** Stored data follows **

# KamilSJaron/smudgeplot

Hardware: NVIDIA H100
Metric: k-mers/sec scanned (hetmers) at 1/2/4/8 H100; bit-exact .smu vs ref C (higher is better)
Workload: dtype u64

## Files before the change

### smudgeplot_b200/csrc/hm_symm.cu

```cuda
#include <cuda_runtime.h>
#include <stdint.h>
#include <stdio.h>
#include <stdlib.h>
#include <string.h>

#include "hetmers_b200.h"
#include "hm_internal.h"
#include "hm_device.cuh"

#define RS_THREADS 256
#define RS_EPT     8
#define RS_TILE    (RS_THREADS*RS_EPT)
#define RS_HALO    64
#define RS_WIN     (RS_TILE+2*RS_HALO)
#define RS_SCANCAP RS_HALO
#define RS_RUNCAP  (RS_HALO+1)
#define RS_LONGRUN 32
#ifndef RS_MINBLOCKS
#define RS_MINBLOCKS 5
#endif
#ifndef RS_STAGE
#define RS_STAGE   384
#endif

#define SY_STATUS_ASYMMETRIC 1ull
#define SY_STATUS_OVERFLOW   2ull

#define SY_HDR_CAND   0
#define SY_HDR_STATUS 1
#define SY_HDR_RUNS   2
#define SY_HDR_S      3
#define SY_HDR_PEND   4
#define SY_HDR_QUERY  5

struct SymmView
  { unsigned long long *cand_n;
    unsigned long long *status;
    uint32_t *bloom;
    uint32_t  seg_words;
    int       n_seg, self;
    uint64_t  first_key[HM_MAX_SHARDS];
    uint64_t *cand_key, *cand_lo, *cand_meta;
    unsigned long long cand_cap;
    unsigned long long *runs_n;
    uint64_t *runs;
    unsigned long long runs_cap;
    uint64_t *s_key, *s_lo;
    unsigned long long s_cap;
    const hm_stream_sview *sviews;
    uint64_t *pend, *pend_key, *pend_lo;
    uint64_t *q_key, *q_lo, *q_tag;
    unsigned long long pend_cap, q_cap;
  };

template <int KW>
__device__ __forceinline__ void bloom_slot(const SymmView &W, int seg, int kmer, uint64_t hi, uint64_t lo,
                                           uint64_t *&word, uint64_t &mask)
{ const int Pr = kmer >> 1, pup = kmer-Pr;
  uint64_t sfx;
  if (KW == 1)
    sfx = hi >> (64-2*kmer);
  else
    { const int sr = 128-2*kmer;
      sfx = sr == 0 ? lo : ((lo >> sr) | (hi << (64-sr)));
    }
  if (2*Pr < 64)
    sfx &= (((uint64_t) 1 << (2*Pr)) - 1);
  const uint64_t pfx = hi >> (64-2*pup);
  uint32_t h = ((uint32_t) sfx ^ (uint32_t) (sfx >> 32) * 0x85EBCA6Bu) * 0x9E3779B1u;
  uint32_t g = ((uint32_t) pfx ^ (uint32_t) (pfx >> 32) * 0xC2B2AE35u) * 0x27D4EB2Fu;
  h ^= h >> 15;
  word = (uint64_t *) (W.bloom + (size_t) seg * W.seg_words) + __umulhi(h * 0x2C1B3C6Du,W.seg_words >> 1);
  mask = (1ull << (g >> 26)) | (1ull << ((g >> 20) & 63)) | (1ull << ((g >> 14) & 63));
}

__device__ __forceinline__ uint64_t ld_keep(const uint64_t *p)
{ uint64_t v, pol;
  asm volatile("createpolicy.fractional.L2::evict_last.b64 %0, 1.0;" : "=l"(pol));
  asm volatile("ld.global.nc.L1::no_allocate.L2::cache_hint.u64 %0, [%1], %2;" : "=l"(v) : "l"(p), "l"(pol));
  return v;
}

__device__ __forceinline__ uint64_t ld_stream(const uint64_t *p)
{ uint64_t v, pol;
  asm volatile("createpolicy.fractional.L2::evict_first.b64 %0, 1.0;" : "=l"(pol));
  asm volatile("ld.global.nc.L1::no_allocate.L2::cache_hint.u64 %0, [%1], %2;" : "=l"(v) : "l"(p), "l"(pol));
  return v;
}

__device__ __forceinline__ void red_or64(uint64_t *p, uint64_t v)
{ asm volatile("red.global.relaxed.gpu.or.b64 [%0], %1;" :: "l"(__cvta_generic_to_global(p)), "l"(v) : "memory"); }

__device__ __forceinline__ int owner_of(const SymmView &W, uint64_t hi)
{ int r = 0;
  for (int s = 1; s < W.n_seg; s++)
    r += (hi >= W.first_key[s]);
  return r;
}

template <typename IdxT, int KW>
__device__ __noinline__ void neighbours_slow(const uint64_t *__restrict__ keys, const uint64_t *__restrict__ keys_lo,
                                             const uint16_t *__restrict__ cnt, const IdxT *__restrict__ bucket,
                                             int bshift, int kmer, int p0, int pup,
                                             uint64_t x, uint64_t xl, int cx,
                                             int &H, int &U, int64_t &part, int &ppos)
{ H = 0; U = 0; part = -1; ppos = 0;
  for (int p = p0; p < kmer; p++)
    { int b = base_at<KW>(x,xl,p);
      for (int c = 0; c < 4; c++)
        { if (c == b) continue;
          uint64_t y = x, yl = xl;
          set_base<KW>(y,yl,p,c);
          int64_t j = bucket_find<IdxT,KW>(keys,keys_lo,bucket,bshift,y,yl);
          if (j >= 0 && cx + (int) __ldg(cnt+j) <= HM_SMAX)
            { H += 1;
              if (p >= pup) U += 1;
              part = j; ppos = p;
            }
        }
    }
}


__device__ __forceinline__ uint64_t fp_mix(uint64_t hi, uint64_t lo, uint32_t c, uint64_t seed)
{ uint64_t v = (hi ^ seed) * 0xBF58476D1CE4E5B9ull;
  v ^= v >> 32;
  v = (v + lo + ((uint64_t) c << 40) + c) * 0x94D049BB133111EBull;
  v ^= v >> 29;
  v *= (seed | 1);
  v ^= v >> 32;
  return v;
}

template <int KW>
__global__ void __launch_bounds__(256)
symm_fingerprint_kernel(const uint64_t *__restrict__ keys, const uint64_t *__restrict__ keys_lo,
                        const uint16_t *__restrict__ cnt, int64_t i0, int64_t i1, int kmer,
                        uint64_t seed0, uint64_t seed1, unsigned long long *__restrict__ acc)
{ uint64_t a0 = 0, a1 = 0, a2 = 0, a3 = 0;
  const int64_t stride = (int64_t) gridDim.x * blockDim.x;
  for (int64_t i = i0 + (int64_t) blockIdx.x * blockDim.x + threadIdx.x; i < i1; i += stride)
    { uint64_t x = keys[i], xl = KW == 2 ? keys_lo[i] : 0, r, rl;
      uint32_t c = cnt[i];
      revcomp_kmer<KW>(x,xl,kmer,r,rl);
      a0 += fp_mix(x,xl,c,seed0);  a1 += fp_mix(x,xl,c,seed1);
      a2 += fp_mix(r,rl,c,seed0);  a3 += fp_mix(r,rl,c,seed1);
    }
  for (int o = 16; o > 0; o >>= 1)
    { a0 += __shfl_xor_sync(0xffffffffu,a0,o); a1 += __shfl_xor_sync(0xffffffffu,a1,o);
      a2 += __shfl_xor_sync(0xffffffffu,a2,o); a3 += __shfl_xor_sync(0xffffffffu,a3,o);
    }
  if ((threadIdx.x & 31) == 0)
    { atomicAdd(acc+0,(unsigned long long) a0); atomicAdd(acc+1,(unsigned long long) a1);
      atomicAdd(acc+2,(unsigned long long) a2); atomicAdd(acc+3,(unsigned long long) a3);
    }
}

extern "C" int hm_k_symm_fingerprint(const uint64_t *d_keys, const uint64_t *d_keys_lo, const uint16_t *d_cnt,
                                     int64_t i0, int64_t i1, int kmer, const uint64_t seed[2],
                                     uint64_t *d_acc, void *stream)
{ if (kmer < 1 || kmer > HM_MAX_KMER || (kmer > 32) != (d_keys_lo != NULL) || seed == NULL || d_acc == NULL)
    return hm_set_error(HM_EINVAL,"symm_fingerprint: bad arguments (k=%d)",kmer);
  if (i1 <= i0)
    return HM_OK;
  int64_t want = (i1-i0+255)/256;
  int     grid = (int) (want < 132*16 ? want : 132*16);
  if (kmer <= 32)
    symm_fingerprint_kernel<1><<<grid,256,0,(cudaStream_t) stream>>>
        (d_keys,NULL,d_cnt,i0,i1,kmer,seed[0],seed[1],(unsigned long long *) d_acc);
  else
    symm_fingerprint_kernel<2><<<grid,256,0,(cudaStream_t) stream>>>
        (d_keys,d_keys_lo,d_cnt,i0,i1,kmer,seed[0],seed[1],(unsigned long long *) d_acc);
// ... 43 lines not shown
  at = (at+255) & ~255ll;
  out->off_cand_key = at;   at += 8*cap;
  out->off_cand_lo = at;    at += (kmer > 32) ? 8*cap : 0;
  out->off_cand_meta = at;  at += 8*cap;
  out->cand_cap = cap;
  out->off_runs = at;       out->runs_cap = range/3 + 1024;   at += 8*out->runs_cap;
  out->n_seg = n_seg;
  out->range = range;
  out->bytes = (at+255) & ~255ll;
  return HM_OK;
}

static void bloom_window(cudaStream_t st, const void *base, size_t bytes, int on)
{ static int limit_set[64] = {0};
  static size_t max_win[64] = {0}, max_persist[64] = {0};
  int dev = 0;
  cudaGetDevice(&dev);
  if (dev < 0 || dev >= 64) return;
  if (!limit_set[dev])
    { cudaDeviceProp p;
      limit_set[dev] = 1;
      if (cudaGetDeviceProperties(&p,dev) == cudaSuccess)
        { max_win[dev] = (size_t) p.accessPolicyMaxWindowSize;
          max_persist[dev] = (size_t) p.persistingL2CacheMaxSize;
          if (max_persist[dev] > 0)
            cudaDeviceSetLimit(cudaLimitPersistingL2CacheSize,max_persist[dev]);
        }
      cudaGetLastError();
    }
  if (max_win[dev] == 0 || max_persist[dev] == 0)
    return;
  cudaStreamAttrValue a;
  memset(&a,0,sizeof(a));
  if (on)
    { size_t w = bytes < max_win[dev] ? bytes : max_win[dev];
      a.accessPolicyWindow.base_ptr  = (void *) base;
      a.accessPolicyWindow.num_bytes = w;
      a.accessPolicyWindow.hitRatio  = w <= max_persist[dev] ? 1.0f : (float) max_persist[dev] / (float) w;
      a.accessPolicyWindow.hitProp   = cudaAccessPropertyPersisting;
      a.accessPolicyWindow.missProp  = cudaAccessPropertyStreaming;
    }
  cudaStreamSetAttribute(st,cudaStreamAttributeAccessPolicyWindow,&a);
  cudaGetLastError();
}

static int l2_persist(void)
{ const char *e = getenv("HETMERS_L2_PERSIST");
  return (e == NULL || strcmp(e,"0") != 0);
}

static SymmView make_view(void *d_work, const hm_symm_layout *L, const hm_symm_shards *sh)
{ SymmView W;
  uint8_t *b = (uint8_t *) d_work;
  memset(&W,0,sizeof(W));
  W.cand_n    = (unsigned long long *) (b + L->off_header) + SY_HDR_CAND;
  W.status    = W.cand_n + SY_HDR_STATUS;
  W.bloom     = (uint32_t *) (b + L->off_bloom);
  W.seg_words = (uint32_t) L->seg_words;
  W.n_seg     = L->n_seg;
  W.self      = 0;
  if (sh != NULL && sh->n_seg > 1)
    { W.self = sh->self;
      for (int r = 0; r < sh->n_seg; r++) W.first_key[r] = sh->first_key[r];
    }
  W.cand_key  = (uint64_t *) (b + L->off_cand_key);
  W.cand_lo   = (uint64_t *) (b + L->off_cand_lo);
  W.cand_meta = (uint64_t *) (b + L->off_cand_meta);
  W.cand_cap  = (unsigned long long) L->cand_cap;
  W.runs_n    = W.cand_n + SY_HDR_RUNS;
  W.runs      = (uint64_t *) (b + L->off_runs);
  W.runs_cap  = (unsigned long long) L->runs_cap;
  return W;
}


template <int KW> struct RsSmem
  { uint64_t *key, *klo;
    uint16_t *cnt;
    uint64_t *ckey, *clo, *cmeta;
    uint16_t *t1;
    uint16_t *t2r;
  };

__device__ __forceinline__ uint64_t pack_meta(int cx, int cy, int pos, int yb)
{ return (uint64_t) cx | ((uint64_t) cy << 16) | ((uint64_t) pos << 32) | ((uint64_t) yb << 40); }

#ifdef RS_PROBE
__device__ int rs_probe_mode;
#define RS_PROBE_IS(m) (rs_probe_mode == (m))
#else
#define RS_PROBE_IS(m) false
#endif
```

** End of Stored data **
** Stored data follows **

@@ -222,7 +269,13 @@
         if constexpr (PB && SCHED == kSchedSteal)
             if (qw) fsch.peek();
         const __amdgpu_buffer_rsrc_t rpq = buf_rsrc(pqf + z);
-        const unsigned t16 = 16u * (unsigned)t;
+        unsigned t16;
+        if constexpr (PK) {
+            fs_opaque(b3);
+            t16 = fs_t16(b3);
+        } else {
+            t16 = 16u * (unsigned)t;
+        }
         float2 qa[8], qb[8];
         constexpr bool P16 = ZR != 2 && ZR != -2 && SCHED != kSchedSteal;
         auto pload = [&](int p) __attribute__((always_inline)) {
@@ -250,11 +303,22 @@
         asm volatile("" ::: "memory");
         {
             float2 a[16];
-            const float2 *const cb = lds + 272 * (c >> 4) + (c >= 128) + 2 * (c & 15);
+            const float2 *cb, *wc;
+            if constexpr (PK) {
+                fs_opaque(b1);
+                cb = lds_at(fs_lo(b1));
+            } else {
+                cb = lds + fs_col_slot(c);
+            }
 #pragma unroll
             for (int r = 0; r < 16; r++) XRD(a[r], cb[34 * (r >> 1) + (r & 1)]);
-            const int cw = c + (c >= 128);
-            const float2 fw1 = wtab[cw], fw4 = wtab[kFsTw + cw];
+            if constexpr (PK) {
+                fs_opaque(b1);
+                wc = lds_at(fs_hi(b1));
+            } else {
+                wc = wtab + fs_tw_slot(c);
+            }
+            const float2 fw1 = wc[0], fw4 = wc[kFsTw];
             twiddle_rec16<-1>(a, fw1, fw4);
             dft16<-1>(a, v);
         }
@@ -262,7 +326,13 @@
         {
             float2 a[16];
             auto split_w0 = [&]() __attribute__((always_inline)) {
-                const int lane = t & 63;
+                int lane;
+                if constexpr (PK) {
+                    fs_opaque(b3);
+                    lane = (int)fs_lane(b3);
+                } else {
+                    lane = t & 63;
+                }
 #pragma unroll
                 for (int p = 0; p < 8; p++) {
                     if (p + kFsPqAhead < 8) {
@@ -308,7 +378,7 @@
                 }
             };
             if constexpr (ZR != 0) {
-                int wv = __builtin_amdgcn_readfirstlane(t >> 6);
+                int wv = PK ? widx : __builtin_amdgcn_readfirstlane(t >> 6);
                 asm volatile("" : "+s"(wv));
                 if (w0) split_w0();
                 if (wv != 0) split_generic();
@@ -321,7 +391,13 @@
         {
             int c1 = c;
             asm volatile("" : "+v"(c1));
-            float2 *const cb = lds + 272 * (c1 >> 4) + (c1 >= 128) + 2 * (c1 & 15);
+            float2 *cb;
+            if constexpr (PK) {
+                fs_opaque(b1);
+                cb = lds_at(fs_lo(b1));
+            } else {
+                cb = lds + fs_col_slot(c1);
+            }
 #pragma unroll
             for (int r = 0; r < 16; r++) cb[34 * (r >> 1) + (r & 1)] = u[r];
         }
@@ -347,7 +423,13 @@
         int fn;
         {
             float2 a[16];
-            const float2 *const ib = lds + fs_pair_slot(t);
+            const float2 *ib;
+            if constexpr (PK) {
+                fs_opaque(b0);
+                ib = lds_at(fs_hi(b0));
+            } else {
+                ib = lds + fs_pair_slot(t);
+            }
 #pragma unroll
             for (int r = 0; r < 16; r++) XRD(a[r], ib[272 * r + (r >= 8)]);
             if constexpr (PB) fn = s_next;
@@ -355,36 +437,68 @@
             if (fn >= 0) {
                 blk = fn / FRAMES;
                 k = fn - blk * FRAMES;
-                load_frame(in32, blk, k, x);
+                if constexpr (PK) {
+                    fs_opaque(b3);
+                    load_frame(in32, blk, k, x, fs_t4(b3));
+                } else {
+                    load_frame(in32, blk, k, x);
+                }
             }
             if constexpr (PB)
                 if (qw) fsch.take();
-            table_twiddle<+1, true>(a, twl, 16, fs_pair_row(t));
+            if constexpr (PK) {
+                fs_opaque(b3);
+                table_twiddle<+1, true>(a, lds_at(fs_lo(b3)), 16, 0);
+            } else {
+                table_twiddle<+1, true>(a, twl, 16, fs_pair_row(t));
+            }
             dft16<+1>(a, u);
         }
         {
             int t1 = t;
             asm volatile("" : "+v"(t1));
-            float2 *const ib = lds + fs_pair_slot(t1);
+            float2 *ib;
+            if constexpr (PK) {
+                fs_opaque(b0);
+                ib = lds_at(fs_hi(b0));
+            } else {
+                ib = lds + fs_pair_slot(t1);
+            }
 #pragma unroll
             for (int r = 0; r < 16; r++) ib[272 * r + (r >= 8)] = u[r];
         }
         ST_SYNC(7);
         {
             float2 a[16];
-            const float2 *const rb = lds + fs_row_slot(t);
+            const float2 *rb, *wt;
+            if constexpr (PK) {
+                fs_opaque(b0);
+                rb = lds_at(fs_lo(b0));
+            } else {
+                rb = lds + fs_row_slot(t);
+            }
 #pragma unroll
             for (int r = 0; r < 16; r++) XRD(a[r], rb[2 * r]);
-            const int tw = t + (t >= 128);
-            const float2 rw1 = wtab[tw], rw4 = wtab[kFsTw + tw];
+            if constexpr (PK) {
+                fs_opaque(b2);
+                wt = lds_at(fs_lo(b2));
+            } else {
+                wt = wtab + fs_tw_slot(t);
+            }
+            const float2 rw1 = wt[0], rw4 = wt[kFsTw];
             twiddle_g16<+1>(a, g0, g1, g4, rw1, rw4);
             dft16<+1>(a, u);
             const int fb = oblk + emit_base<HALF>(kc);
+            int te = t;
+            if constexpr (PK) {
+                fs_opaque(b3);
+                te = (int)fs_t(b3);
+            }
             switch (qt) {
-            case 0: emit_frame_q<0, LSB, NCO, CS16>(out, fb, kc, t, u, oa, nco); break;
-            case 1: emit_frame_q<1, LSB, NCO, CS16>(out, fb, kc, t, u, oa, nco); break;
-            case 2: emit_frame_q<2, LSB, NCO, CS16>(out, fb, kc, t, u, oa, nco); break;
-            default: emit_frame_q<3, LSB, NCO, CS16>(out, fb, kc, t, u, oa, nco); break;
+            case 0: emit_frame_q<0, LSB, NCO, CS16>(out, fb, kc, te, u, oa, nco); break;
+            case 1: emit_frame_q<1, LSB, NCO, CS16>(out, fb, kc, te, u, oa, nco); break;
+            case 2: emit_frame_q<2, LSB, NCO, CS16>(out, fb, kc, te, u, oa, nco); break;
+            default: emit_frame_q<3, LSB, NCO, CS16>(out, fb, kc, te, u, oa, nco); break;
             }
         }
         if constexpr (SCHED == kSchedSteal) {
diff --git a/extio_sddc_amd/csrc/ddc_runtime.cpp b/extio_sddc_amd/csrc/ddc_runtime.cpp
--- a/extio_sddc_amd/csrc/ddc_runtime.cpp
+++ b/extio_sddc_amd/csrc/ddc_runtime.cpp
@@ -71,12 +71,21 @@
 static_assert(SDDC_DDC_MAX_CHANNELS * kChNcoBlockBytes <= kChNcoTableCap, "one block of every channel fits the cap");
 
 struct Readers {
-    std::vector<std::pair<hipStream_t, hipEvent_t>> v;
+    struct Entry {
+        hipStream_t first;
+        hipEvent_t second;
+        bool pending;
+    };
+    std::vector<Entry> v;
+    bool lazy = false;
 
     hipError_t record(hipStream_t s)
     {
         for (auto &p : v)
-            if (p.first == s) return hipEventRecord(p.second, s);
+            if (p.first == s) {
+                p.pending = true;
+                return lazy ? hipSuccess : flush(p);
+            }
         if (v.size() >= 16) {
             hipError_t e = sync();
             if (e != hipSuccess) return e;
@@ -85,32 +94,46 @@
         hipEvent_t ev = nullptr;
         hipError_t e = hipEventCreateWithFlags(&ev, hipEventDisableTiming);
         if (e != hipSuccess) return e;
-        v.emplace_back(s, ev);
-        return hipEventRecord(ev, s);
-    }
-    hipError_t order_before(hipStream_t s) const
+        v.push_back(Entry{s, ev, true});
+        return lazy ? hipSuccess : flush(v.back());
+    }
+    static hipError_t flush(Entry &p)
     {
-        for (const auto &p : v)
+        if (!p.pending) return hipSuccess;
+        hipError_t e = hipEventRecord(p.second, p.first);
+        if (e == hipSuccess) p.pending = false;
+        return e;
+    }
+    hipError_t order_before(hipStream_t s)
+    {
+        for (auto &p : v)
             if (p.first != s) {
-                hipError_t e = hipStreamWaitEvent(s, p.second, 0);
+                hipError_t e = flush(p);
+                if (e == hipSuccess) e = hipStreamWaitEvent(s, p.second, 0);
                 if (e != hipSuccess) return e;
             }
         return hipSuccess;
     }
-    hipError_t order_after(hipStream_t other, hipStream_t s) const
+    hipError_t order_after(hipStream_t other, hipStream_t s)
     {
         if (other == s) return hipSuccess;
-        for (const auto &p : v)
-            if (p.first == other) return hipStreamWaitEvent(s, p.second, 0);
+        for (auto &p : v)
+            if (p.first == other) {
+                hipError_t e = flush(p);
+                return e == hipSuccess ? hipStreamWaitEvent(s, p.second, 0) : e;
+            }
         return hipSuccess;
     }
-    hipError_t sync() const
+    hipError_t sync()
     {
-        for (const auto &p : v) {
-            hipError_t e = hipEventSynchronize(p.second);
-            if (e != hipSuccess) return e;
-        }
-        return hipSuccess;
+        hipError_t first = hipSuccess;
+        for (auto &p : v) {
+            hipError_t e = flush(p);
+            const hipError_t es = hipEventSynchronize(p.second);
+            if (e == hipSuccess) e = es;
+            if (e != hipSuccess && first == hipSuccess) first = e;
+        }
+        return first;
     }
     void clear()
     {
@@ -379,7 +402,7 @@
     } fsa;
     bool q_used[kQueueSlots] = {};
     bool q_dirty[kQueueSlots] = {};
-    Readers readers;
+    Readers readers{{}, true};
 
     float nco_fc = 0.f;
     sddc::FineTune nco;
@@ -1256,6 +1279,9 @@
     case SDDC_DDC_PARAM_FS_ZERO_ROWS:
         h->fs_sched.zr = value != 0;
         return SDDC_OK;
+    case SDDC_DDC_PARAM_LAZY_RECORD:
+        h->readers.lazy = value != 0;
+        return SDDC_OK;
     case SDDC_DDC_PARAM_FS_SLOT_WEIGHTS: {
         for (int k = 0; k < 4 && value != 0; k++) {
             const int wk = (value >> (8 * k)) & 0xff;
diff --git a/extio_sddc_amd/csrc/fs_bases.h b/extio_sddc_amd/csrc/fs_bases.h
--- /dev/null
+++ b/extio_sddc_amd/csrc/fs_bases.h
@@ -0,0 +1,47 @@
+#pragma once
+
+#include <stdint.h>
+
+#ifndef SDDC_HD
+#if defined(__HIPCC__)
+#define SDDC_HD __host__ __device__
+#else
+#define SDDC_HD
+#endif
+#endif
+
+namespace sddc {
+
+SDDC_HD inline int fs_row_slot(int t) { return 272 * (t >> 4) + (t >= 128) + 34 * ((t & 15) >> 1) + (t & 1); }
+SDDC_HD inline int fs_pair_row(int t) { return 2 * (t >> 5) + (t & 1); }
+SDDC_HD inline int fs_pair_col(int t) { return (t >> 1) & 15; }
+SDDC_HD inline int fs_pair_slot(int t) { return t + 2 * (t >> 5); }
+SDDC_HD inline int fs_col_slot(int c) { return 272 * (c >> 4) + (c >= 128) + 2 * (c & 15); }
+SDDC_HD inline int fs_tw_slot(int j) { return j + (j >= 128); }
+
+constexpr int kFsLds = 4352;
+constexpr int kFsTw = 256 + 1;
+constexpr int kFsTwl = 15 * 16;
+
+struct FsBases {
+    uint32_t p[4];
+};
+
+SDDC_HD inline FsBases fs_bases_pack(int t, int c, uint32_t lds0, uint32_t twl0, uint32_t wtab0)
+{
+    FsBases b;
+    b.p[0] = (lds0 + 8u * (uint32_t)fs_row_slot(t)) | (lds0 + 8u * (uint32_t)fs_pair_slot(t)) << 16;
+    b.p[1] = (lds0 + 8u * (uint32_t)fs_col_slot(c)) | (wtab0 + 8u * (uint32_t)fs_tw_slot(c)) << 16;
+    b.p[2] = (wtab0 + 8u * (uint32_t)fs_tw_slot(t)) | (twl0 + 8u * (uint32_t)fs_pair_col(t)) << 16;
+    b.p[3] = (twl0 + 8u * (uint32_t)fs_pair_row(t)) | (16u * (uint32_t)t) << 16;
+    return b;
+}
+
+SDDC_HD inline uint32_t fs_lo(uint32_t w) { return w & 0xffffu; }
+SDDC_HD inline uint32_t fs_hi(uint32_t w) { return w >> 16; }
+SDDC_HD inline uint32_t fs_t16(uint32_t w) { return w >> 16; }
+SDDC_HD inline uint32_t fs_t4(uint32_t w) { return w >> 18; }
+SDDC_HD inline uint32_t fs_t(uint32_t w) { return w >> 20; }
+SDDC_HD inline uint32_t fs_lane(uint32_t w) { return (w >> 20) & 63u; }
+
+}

** End of Stored data **
** Stored data follows **

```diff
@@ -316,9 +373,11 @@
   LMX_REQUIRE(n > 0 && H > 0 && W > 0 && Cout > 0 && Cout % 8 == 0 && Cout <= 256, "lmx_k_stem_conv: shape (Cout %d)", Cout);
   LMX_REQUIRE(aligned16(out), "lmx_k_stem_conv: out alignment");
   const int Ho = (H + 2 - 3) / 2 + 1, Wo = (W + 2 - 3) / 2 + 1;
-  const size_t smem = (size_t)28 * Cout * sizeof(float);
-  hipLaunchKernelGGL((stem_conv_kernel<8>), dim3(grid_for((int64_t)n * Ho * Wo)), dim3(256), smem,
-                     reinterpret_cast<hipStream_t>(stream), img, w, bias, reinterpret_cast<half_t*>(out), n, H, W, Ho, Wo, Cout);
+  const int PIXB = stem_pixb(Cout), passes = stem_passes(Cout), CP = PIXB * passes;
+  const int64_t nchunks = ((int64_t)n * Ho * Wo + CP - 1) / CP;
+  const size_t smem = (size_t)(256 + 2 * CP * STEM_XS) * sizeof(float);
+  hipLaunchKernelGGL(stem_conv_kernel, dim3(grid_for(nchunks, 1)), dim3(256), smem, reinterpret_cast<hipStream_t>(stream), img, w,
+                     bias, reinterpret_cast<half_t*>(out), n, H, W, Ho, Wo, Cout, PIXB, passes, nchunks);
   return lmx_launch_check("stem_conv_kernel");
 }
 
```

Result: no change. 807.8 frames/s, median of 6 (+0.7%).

** End of Stored data **

• Action item:
Please count up the lines above that include the string "range" and respond with the total alone.

• Task response:
2